[Collection entries]
:::

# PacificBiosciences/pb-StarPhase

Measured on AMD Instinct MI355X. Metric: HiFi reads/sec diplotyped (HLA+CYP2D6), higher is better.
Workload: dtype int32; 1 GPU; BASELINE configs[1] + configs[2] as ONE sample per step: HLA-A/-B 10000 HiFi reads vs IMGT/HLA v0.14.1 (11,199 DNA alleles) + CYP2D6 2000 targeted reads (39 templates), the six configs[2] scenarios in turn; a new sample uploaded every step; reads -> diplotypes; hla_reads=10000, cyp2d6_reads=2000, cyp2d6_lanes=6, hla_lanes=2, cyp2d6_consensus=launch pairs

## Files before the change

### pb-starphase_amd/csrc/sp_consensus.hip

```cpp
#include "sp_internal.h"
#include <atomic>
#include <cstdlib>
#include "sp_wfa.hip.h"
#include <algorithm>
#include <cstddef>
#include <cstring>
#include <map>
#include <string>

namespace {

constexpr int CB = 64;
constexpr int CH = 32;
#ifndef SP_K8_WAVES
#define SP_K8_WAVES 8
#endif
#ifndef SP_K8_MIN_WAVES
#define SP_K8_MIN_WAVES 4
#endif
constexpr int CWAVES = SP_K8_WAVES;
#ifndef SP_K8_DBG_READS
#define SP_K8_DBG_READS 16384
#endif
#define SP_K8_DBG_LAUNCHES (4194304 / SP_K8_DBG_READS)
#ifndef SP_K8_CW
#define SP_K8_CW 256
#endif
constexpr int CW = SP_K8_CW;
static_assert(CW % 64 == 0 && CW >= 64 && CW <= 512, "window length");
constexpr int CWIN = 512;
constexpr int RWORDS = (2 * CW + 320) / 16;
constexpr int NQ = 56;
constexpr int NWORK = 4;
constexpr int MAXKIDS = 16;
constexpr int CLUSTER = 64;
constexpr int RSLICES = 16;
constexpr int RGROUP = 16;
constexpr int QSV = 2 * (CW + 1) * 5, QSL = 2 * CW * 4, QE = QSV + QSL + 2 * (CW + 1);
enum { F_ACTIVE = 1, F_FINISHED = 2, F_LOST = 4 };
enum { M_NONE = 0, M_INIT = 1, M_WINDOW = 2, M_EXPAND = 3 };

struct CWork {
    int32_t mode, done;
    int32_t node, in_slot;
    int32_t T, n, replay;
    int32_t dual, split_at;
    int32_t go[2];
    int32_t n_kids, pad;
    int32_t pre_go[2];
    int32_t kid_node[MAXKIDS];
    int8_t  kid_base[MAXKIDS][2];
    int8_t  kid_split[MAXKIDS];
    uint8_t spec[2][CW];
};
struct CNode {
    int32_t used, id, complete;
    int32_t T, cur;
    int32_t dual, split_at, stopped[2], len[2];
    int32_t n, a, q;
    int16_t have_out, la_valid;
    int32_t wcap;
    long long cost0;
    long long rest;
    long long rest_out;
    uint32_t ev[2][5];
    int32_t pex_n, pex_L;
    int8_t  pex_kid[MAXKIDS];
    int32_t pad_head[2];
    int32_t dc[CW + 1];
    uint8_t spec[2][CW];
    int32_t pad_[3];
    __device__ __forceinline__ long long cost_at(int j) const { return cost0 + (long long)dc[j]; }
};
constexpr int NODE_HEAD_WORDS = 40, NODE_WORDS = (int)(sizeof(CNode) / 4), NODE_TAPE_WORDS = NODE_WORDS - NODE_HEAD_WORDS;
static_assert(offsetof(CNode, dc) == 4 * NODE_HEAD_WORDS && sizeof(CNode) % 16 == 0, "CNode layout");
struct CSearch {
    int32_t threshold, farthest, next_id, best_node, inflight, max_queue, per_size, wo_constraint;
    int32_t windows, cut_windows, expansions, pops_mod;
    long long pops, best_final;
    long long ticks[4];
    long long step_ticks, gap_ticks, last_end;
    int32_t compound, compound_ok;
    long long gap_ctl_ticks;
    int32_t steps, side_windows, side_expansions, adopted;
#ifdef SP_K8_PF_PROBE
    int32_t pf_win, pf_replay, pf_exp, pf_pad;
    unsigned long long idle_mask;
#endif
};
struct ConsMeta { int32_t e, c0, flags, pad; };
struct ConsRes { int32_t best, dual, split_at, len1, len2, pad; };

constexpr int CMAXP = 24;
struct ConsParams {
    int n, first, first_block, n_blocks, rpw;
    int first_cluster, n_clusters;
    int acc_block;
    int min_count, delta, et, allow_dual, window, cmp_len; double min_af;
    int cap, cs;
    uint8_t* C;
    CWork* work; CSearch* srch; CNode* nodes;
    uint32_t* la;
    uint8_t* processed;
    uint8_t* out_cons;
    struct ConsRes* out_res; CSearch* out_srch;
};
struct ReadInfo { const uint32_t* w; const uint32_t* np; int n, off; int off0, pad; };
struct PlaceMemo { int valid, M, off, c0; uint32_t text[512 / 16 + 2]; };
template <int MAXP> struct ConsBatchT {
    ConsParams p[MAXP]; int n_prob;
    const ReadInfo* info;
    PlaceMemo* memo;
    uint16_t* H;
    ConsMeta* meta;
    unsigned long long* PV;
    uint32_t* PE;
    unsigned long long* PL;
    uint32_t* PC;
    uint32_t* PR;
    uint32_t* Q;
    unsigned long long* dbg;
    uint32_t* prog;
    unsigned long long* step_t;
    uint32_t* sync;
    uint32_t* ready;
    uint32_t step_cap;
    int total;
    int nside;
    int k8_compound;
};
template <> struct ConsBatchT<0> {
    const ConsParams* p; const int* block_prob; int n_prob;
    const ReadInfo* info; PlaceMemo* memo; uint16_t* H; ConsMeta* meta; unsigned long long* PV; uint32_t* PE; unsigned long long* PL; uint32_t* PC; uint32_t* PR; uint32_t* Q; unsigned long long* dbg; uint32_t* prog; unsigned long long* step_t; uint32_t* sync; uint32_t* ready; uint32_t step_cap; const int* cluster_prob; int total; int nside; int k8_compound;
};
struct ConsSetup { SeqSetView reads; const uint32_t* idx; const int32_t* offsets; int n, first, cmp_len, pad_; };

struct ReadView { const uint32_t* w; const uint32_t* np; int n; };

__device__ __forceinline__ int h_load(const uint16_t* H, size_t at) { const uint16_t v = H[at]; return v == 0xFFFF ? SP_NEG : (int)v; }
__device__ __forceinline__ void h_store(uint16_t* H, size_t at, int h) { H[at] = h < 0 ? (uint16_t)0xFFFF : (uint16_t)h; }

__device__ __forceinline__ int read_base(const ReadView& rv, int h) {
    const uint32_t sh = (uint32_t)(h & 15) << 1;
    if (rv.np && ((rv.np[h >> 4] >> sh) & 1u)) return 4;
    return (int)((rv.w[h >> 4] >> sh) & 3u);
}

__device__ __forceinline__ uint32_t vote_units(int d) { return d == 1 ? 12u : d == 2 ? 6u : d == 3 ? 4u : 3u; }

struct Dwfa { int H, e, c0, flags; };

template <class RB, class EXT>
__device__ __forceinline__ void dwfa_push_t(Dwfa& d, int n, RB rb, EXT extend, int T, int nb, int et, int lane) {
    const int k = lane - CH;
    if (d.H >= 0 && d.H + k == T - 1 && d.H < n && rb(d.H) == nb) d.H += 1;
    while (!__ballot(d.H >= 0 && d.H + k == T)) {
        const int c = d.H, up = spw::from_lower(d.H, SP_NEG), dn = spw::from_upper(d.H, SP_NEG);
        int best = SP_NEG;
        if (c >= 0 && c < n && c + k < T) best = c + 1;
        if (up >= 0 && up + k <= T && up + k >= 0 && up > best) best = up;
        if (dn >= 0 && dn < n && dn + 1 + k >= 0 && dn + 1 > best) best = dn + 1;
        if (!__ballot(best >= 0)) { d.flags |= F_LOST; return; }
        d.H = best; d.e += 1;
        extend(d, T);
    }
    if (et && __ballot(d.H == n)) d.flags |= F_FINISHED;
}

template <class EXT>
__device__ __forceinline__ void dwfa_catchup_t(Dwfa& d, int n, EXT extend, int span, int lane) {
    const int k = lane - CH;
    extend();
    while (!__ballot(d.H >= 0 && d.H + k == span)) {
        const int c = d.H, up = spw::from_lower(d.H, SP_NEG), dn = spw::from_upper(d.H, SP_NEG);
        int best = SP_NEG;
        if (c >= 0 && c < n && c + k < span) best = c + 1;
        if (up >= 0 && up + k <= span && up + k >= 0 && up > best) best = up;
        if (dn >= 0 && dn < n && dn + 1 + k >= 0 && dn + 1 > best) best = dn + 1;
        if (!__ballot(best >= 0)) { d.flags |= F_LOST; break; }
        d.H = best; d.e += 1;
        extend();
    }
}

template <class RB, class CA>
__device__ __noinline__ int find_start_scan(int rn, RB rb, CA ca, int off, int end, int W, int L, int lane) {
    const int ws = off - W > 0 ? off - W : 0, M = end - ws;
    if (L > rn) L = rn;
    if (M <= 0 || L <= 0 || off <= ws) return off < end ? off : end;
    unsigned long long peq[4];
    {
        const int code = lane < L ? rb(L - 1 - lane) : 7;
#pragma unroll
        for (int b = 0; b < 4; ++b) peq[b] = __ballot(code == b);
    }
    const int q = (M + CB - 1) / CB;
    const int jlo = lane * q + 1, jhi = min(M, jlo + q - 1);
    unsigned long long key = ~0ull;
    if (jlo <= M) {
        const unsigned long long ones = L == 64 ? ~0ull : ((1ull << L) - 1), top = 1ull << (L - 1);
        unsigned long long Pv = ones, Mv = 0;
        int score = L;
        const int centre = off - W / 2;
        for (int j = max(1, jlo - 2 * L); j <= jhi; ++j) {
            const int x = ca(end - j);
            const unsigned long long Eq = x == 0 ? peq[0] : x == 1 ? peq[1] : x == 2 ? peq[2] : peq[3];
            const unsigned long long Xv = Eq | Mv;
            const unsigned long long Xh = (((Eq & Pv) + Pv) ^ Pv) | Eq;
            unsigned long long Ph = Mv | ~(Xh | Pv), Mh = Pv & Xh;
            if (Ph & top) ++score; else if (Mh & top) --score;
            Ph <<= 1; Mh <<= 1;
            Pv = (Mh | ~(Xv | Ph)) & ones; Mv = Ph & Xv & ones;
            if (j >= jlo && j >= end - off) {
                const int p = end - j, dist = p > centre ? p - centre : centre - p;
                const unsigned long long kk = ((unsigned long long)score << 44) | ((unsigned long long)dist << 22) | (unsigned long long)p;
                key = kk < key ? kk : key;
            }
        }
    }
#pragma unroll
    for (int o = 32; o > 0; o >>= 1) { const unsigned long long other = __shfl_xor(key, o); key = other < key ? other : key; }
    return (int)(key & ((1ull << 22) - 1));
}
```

:::

■ TASK ■
Tell how many lines in the entries contain the string "sizeof", and give nothing beyond the number.

■ COMPLETED EXERCISE ■
2